What is expected:
Go to the line containing "template <int PREC, int BN, int RT, int G>" in the records below and print it and every following line exactly, on through the line containing "const int tid", then stop.

The input:
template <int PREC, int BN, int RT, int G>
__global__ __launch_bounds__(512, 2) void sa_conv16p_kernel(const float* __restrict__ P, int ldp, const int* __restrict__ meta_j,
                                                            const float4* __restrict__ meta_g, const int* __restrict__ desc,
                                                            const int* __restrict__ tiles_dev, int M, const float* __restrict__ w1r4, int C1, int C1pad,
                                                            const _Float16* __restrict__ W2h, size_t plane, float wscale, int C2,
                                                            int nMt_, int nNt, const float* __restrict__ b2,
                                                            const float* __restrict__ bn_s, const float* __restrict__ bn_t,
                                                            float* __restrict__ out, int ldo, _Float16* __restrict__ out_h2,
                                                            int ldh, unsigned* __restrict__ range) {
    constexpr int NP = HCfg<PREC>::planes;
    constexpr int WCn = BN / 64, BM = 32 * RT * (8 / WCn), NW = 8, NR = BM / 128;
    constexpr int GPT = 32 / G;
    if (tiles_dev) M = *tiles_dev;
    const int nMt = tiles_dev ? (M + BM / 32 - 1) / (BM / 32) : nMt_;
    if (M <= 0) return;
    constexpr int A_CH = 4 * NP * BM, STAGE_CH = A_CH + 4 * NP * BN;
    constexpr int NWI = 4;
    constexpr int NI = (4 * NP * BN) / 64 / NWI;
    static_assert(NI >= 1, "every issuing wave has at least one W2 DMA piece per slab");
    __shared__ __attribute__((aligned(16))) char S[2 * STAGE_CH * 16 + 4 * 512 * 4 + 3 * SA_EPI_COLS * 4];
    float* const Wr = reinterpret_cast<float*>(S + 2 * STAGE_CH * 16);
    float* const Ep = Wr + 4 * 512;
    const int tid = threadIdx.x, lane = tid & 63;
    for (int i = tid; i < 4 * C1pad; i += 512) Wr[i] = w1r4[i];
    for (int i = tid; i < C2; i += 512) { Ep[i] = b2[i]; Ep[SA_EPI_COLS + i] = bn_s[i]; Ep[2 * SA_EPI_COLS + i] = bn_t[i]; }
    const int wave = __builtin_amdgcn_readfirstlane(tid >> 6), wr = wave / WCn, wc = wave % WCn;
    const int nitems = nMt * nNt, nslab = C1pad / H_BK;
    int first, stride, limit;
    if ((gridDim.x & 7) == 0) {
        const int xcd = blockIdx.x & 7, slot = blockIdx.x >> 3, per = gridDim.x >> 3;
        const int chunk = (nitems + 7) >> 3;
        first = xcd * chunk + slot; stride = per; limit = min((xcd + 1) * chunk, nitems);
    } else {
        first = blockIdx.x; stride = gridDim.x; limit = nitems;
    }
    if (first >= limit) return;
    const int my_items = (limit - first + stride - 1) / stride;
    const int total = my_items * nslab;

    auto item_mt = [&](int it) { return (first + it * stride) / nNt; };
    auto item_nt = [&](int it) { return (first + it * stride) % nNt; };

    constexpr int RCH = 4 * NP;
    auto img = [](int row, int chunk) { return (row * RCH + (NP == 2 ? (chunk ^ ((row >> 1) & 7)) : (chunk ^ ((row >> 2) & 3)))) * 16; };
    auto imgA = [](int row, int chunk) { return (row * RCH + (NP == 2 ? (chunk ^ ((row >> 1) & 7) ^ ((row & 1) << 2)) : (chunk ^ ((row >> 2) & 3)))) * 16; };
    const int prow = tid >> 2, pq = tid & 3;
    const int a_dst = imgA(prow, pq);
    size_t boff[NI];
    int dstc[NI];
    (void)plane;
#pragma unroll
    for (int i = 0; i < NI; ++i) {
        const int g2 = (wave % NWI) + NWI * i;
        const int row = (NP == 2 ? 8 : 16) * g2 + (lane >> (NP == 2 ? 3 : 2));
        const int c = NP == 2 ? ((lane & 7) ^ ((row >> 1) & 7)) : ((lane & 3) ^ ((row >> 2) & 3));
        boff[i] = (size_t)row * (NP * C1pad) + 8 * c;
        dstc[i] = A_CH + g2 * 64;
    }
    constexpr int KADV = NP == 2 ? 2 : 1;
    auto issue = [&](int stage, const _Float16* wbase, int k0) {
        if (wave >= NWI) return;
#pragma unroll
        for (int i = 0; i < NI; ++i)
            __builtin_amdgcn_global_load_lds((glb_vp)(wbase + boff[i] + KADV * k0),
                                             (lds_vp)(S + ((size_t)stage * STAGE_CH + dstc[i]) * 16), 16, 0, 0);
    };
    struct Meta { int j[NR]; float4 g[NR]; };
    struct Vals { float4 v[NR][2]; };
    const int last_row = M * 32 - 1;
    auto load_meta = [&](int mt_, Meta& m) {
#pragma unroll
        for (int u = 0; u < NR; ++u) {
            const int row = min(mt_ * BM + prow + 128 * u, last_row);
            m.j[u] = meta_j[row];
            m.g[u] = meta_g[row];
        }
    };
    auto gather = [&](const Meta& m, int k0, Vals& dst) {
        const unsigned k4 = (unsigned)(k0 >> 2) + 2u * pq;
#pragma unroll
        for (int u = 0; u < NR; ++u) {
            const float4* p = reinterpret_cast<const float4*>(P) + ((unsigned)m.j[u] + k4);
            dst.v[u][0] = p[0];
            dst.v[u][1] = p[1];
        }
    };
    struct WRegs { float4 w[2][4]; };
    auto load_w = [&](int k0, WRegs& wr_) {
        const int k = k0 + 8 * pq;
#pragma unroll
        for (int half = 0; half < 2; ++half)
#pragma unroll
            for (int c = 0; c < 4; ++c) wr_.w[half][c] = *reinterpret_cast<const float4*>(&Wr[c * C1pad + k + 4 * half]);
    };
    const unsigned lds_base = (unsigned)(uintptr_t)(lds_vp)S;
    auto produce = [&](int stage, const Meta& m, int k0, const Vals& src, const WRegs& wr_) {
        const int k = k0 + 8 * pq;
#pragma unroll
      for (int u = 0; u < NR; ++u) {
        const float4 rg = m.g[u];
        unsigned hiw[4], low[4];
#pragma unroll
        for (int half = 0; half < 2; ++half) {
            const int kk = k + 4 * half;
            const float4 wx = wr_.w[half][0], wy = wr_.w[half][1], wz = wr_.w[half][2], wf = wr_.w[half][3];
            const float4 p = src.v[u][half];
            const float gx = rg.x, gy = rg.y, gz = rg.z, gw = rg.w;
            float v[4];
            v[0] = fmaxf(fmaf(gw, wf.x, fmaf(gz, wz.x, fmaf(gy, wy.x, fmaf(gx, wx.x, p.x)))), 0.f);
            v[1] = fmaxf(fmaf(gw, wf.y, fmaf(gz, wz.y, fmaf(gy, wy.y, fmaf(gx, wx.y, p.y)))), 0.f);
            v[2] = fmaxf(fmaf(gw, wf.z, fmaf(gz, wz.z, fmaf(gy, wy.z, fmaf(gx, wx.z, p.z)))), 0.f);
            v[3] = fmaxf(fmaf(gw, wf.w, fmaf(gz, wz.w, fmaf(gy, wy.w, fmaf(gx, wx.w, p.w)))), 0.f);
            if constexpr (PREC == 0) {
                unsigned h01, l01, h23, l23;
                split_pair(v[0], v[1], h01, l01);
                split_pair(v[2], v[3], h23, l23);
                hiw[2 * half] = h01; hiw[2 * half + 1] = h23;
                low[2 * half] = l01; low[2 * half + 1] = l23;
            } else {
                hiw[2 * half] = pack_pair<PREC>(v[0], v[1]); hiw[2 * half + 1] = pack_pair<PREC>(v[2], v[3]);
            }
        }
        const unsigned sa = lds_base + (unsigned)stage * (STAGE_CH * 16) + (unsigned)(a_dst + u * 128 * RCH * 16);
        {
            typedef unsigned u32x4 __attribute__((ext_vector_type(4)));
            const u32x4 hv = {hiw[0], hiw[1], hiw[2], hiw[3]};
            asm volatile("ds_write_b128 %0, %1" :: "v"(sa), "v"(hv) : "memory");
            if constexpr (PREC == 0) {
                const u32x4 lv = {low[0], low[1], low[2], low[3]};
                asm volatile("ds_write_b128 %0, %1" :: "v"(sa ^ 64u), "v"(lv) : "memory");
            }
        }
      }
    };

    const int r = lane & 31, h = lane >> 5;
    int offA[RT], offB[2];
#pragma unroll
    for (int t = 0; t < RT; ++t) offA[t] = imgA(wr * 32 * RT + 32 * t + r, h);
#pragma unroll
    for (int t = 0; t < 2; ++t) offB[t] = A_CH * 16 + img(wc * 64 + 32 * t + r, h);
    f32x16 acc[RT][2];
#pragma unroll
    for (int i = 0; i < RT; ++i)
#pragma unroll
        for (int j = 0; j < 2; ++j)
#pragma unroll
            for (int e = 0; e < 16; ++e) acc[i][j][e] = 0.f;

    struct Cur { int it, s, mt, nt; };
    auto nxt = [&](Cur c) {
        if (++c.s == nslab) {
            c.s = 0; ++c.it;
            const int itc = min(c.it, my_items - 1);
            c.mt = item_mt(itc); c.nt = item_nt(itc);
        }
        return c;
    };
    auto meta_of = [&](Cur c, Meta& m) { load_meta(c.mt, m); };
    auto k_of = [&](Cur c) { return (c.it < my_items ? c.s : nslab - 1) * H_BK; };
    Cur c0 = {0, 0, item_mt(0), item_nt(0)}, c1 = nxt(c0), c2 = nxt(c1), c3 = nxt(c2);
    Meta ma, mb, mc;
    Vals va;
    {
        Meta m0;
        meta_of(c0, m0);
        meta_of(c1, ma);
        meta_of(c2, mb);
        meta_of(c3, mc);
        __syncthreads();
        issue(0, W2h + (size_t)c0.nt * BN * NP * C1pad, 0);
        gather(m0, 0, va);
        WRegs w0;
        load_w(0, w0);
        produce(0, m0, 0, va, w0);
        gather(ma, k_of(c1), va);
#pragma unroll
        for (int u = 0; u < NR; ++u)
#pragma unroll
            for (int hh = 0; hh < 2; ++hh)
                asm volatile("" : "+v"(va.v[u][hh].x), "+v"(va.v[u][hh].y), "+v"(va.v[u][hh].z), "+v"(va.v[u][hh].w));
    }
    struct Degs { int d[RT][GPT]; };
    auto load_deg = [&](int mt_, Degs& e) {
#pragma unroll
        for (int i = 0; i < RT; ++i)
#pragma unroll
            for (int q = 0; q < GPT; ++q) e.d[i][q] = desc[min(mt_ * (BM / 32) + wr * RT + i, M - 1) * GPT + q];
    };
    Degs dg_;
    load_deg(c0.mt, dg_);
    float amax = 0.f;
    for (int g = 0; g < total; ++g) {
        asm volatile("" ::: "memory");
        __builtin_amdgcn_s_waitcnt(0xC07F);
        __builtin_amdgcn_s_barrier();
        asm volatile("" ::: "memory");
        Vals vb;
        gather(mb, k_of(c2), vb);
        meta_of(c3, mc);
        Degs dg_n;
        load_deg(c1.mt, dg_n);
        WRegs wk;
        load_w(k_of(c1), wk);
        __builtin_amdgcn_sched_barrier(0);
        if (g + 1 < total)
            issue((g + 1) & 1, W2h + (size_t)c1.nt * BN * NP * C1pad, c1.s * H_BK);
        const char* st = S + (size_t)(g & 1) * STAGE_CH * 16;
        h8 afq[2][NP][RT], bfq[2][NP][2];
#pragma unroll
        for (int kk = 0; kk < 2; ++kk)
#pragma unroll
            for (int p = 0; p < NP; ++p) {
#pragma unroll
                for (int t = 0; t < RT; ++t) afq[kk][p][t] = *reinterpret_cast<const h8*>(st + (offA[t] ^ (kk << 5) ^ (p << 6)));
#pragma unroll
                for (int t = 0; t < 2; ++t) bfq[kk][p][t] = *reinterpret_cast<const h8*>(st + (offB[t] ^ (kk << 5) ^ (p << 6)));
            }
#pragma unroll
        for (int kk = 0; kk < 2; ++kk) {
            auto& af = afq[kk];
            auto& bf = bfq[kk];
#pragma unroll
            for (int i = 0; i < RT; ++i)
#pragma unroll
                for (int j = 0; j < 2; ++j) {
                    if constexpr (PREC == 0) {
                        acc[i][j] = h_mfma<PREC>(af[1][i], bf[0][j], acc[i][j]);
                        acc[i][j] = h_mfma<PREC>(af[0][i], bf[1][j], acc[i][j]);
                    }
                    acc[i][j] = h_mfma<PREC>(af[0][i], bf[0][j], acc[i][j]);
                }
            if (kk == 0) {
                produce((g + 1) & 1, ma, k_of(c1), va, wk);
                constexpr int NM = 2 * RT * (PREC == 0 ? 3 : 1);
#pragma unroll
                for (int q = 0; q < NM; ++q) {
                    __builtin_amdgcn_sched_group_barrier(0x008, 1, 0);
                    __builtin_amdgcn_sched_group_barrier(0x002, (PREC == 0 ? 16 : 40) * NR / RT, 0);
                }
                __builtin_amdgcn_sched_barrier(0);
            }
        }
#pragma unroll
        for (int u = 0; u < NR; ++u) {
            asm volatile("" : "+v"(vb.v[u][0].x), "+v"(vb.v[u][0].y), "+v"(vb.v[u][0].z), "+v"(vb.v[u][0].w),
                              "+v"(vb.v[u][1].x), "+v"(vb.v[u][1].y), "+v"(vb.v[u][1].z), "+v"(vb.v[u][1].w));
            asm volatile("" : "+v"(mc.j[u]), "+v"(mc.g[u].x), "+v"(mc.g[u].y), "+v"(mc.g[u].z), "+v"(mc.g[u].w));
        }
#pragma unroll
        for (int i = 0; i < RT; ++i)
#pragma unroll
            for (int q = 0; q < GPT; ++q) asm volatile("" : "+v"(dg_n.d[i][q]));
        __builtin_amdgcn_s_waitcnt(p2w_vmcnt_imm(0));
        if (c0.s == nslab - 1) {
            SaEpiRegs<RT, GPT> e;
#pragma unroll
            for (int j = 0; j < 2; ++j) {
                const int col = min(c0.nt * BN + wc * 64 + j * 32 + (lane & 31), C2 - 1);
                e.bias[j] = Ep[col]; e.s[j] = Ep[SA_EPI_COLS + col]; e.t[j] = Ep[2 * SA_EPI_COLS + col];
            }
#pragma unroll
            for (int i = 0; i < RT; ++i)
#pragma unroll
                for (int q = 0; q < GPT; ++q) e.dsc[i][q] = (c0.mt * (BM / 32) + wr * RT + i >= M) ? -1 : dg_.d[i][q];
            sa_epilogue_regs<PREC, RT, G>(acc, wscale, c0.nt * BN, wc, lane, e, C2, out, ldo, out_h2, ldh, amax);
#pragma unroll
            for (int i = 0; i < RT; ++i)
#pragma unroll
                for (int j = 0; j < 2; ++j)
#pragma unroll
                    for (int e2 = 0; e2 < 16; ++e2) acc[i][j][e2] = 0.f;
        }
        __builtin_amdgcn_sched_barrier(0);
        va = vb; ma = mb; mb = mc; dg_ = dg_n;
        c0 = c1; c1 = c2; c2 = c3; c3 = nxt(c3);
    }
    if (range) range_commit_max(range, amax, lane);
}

---

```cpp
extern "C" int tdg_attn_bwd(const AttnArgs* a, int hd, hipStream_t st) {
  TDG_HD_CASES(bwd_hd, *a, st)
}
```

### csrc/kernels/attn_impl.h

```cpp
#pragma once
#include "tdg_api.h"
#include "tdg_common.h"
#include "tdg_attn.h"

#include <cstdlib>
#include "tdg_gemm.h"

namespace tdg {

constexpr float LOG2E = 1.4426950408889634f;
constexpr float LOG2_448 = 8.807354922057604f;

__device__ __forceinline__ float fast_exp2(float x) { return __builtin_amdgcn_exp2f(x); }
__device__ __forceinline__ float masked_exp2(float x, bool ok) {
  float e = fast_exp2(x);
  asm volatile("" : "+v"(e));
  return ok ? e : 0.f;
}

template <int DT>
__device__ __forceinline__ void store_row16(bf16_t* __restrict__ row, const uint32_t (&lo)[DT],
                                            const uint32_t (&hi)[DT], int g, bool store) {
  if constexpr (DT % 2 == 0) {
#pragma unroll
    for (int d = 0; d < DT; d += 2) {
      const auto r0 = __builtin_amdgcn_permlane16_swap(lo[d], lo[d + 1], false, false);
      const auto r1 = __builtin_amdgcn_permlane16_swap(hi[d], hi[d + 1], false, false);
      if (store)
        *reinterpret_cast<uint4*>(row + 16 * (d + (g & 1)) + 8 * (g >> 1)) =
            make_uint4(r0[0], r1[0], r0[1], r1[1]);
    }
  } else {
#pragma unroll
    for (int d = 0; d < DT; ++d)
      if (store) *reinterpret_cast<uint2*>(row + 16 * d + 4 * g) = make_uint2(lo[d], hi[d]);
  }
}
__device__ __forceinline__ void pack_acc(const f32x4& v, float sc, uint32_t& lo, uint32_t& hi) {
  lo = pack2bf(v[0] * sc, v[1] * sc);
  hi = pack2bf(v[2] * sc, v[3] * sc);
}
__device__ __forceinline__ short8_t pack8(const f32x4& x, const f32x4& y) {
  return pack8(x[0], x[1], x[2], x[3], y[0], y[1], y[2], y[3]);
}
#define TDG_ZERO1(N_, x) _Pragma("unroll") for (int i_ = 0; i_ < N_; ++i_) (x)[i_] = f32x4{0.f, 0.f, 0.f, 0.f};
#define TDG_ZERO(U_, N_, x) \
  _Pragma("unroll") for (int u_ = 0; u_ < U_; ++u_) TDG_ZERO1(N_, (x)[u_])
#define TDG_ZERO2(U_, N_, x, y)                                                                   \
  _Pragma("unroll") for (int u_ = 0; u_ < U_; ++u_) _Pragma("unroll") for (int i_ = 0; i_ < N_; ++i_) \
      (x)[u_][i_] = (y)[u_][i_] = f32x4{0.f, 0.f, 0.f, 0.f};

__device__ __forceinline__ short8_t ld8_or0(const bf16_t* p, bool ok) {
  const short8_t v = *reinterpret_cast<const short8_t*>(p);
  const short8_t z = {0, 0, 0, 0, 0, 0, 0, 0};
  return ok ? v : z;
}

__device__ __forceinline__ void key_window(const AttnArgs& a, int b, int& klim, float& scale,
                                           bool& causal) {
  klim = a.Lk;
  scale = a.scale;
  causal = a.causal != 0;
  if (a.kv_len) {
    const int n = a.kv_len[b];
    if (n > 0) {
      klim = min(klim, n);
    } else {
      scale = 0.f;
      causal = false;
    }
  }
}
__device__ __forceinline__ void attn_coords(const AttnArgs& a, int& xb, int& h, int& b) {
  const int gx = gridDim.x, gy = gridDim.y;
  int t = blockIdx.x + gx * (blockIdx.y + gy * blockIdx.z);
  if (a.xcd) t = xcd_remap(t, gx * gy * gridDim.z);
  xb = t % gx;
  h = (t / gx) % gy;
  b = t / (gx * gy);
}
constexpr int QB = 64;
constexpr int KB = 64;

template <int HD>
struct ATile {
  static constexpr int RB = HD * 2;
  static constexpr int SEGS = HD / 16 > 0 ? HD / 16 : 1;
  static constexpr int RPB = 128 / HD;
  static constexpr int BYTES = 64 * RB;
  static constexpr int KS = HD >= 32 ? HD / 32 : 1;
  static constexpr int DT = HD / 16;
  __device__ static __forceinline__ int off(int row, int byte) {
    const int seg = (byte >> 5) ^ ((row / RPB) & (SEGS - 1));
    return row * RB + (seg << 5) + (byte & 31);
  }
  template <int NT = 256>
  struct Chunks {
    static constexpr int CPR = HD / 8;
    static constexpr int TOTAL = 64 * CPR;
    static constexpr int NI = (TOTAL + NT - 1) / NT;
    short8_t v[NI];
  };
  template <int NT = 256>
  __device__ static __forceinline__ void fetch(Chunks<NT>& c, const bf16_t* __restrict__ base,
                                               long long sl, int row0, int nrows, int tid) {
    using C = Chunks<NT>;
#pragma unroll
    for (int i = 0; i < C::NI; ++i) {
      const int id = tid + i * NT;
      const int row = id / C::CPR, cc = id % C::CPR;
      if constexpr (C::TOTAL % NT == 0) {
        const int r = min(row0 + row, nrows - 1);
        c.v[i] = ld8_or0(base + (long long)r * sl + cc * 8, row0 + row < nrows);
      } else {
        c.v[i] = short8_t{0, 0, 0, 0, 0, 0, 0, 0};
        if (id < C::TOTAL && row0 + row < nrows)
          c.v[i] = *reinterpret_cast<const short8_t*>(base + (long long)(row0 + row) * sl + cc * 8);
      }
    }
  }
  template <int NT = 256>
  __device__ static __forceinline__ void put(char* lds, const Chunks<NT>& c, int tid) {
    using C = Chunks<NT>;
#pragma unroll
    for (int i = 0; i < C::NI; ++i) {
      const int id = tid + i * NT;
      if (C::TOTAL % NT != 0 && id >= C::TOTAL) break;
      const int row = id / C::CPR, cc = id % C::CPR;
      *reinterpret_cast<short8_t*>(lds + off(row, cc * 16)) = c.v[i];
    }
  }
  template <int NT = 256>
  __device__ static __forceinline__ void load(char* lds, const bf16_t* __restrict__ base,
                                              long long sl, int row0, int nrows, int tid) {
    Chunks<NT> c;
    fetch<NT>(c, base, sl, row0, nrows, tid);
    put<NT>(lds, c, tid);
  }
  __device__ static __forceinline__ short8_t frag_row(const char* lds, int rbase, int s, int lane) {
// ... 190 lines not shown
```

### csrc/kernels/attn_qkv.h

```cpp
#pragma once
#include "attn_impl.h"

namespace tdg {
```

Solution for this task:
template <int PREC, int BN, int RT, int G>
__global__ __launch_bounds__(512, 2) void sa_conv16p_kernel(const float* __restrict__ P, int ldp, const int* __restrict__ meta_j,
                                                            const float4* __restrict__ meta_g, const int* __restrict__ desc,
                                                            const int* __restrict__ tiles_dev, int M, const float* __restrict__ w1r4, int C1, int C1pad,
                                                            const _Float16* __restrict__ W2h, size_t plane, float wscale, int C2,
                                                            int nMt_, int nNt, const float* __restrict__ b2,
                                                            const float* __restrict__ bn_s, const float* __restrict__ bn_t,
                                                            float* __restrict__ out, int ldo, _Float16* __restrict__ out_h2,
                                                            int ldh, unsigned* __restrict__ range) {
    constexpr int NP = HCfg<PREC>::planes;
    constexpr int WCn = BN / 64, BM = 32 * RT * (8 / WCn), NW = 8, NR = BM / 128;
    constexpr int GPT = 32 / G;
    if (tiles_dev) M = *tiles_dev;
    const int nMt = tiles_dev ? (M + BM / 32 - 1) / (BM / 32) : nMt_;
    if (M <= 0) return;
    constexpr int A_CH = 4 * NP * BM, STAGE_CH = A_CH + 4 * NP * BN;
    constexpr int NWI = 4;
    constexpr int NI = (4 * NP * BN) / 64 / NWI;
    static_assert(NI >= 1, "every issuing wave has at least one W2 DMA piece per slab");
    __shared__ __attribute__((aligned(16))) char S[2 * STAGE_CH * 16 + 4 * 512 * 4 + 3 * SA_EPI_COLS * 4];
    float* const Wr = reinterpret_cast<float*>(S + 2 * STAGE_CH * 16);
    float* const Ep = Wr + 4 * 512;
    const int tid = threadIdx.x, lane = tid & 63;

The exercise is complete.